A QDRO is a Special Document for Dividing Retirement Accounts in Divorce
Summary: A QDRO (“Qualified Domestic Relations Order”) is a document that tells a retirement account administrator how they should divide a retirement account. Even if you are divorced and your divorce agreement explains how to divide a retirement account, a retirement account administrator will not take money out of a person’s retirement account unless they are given a QDRO.
A QDRO (“Qualified Domestic Relations Order”) is a document that tells a retirement account administrator how they should divide a retirement account. When you get divorced, for example, your division of marital property may include the division of a retirement account, such as a 401k or 403b. Even if your divorce agreement spells out how the account should be divided, a retirement account administrator will not take money out of a person’s retirement account unless they are given a QDRO. The Employee Retirement Security Act (ERISA) of 1974 was designed to protect a person’s retirement account, and it defines what domestic relations orders count as “qualified” and can be the basis for taking money from a worker’s retirement account.

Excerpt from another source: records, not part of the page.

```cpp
void launch_bloom_insert(const int64_t* idx, int64_t n, uint32_t* filter, uint32_t n_hash, uint32_t m_bits,
                         uint32_t seed, cudaStream_t st);
void launch_bloom_count(const uint32_t* filter, uint32_t d, uint32_t n_hash, uint32_t m_bits, uint32_t seed,
                        uint32_t* tile_counts, uint32_t* tile_excl, cudaStream_t st);
void launch_bloom_emit(const uint32_t* filter, uint32_t d, uint32_t n_hash, uint32_t m_bits, uint32_t seed,
                       const uint32_t* tile_excl, int64_t* out, uint32_t limit, cudaStream_t st);
void launch_qsgd_encode(const float* v, int64_t K, int bucket, int q, uint32_t seed, void* lvl, bool i16, float* norms,
                        cudaStream_t st);
void launch_qsgd_decode(const void* lvl, bool i16, const float* norms, int64_t K, int bucket, int q, float* out,
                        cudaStream_t st);
void launch_pack_bits(const int64_t* vals, int64_t n, int bits, uint32_t* out, int64_t n_words, cudaStream_t st);
void launch_unpack_bits(const uint32_t* in, int64_t n_words, int64_t n, int bits, int64_t* out, cudaStream_t st);
// ... 21 lines not shown
void* arena_import(const ArenaHandle& h);
void arena_close(void* p);
int arena_enable_peer_access(const int* devices, int n);
void launch_u8_to_nhwc_norm(const uint8_t* in, void* out_bf16, int64_t n_pix, const float* mean, const float* inv_std,
                            cudaStream_t st);

struct BnParams { const float* mean; const float* invstd; const float* weight; const float* bias; };
void bn_row_tree(int64_t rows, int C, int* block_y, int* grid_y);
struct BnStats {
  const void* x;
  float* mean; float* invstd; float* running_mean; float* running_var;
  float* staging;
  float momentum, bessel, eps;
};
cudaError_t launch_bn_stats(const BnStats& s, int64_t rows, int C, cudaStream_t st);
cudaError_t launch_bn_update_stats(const float* mean, float* var_invstd, float* running_mean, float* running_var, int C,
                                   float momentum, float bessel, float eps, cudaStream_t st);
cudaError_t launch_bn_apply(int mode, const void* x, const BnParams& px, const void* z, const BnParams& pz, void* out,
                            void* mask, int64_t rows, int C, cudaStream_t st);
struct PoolGeom { int H, W, Ho, Wo; };
cudaError_t launch_bn_apply_pool(const void* x, const BnParams& px, void* out, void* codes, int N, const PoolGeom& pg,
                                 int C, cudaStream_t st);
struct BnBwd {
  const void* go; const uint8_t* mask; const void* x; const void* z;
  BnParams px, pz;
  void* dx; void* dz; void* g;
  float* sums; float* staging; float* dw; float* db; float* dwz; float* dbz;
  PoolGeom pool;
};
cudaError_t launch_bn_backward(int mode, const BnBwd& b, int64_t rows, int C, cudaStream_t st);

}
```

Measured before the change: 5947.

## Fuse residual-branch gradient accumulation into fused BN backward kernels

Fused BN outputs that feed both the next block's main path and its skip connection now return two autograd outputs (the output and a detached alias). The two incoming gradients are summed inside the BN backward reduce, elementwise and pool-grad kernels instead of by autograd's separate accumulation add. This removes one elementwise add kernel and its extra read/write traffic per identity block in backward. In exchange it loads a second gradient tensor in the kernels and drops the look-ahead prefetch in the mode-2 reduce path, which may lower its memory-level parallelism.

```diff
diff --git a/deepreduce_b200/models/fused_bn.py b/deepreduce_b200/models/fused_bn.py
--- a/deepreduce_b200/models/fused_bn.py
+++ b/deepreduce_b200/models/fused_bn.py
@@ -36,6 +36,18 @@
     return go.contiguous(memory_format=torch.channels_last)
 
 
+def _fork(ctx, o, fork):
+    if not fork:
+        return o
+    ctx.set_materialize_grads(False)
+    return o, o.detach()
+
+
+def _grads(grads):
+    gs = [_grad(g) for g in grads if g is not None]
+    return (gs + [None, None])[:2]
+
+
 class _BNReLU(torch.autograd.Function):
     @staticmethod
     def forward(ctx, x, weight, bias, mean, invstd):
@@ -55,7 +67,7 @@
 class _BNAddReLU(torch.autograd.Function):
 
     @staticmethod
-    def forward(ctx, x, weight, bias, mean, invstd, z, wz, bz, mz, iz):
+    def forward(ctx, x, weight, bias, mean, invstd, z, wz, bz, mz, iz, fork):
         from .. import ops
         mod = ops.cuda_module()
         if wz is None:
@@ -65,37 +77,43 @@
             o, mask = mod.bn_apply(2, x, [mean, invstd, weight, bias], z, [mz, iz, wz, bz])
             ctx.save_for_backward(x, weight, mean, invstd, mask, z, wz, mz, iz)
         ctx.has_bn_z = wz is not None
-        return o
+        return _fork(ctx, o, fork)
 
     @staticmethod
-    def backward(ctx, go):
+    def backward(ctx, *grads):
         from .. import ops
         mod = ops.cuda_module()
+        go, go2 = _grads(grads)
+        if go is None:
+            return (None,) * 11
         saved = ctx.saved_tensors
         x, weight, mean, invstd, mask = saved[:5]
         if not ctx.has_bn_z:
-            dx, dw, db, g = mod.bn_backward(1, _grad(go), mask, x, [mean, invstd, weight])
-            return dx, dw, db, None, None, g, None, None, None, None
+            dx, dw, db, g = mod.bn_backward(1, go, mask, x, [mean, invstd, weight], go2=go2)
+            return dx, dw, db, None, None, g, None, None, None, None, None
         z, wz, mz, iz = saved[5:]
-        dx, dw, db, dz, dwz, dbz = mod.bn_backward(2, _grad(go), mask, x, [mean, invstd, weight], z, [mz, iz, wz])
-        return dx, dw, db, None, None, dz, dwz, dbz, None, None
+        dx, dw, db, dz, dwz, dbz = mod.bn_backward(2, go, mask, x, [mean, invstd, weight], z, [mz, iz, wz], go2=go2)
+        return dx, dw, db, None, None, dz, dwz, dbz, None, None, None
 
 
 class _BNReLUMaxPool(torch.autograd.Function):
 
     @staticmethod
-    def forward(ctx, x, weight, bias, mean, invstd):
+    def forward(ctx, x, weight, bias, mean, invstd, fork):
         from .. import ops
         out, codes = ops.cuda_module().bn_apply_pool(x, [mean, invstd, weight, bias])
         ctx.save_for_backward(x, weight, mean, invstd, codes)
-        return out
+        return _fork(ctx, out, fork)
 
     @staticmethod
-    def backward(ctx, go):
+    def backward(ctx, *grads):
         from .. import ops
+        go, go2 = _grads(grads)
+        if go is None:
+            return (None,) * 6
         x, weight, mean, invstd, codes = ctx.saved_tensors
-        dx, dw, db = ops.cuda_module().bn_backward(3, _grad(go), codes, x, [mean, invstd, weight])
-        return dx, dw, db, None, None
+        dx, dw, db = ops.cuda_module().bn_backward(3, go, codes, x, [mean, invstd, weight], go2=go2)
+        return dx, dw, db, None, None, None
 
 
 def _stem_pool(pool: nn.Module) -> bool:
@@ -106,11 +124,15 @@
             and pair(pool.dilation) == (1, 1) and not pool.ceil_mode and not pool.return_indices)
 
 
-def bn_relu_maxpool(x: torch.Tensor, bn: nn.BatchNorm2d, pool: nn.MaxPool2d) -> torch.Tensor:
+def _pair(o, fork):
+    return (o, o) if fork else o
+
+
+def bn_relu_maxpool(x: torch.Tensor, bn: nn.BatchNorm2d, pool: nn.MaxPool2d, fork: bool = False):
     if not (eligible(x, bn) and _stem_pool(pool)):
-        return pool(F.relu(bn(x), inplace=True))
+        return _pair(pool(F.relu(bn(x), inplace=True)), fork)
     mean, invstd = _stats(x, bn)
-    return _BNReLUMaxPool.apply(x, bn.weight, bn.bias, mean, invstd)
+    return _BNReLUMaxPool.apply(x, bn.weight, bn.bias, mean, invstd, fork)
 
 
 def bn_relu(x: torch.Tensor, bn: nn.BatchNorm2d) -> torch.Tensor:
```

A QDRO is usually prepared by a lawyer, accountant, or divorce financial expert such as Massachusetts QDRO attorney Julia Rueschemeyer. You do not need a QDRO to get divorced, but you DO need a QDRO in order to actually divide the money. A good divorce agreement spells out the details of exactly how a retirement account should be divided (e.g., Is it a fixed amount? Is it a fixed amount plus gains and losses between the date of divorce and the date of the actual transfer of funds). Many divorce agreements do not provide enough specificity about how the account should be divided. Since QDROs require considerable specificity, the QDRO preparer is sometimes forced to guess at the intentions of the divorcing parties or simply make up some of the details. For that reason, it’s always best to arrange for a QDRO and begin QDRO preparation before the divorce agreement is finalized and signed.
A QDRO typically takes 2-3 months. In theory, it could be done within a week or two, but many different people have to review the document, and each person can easily delay the process by days, weeks, or even months. After the QDRO is prepared, it is sent to both parties and their attorneys for approval. After they have approved it, it is generally sent to the retirement plan for “pre-approval”. This step can take weeks or months, especially if you are dealing with a public pension (rather than a 401k or 403b from a private company). After pre-approval, the QDRO must be submitted to the court where you were divorced for certification by a judge. After certification, the certified QDRO can finally be sent to the retirement account administrator along with information about where the money from the account should be transferred to.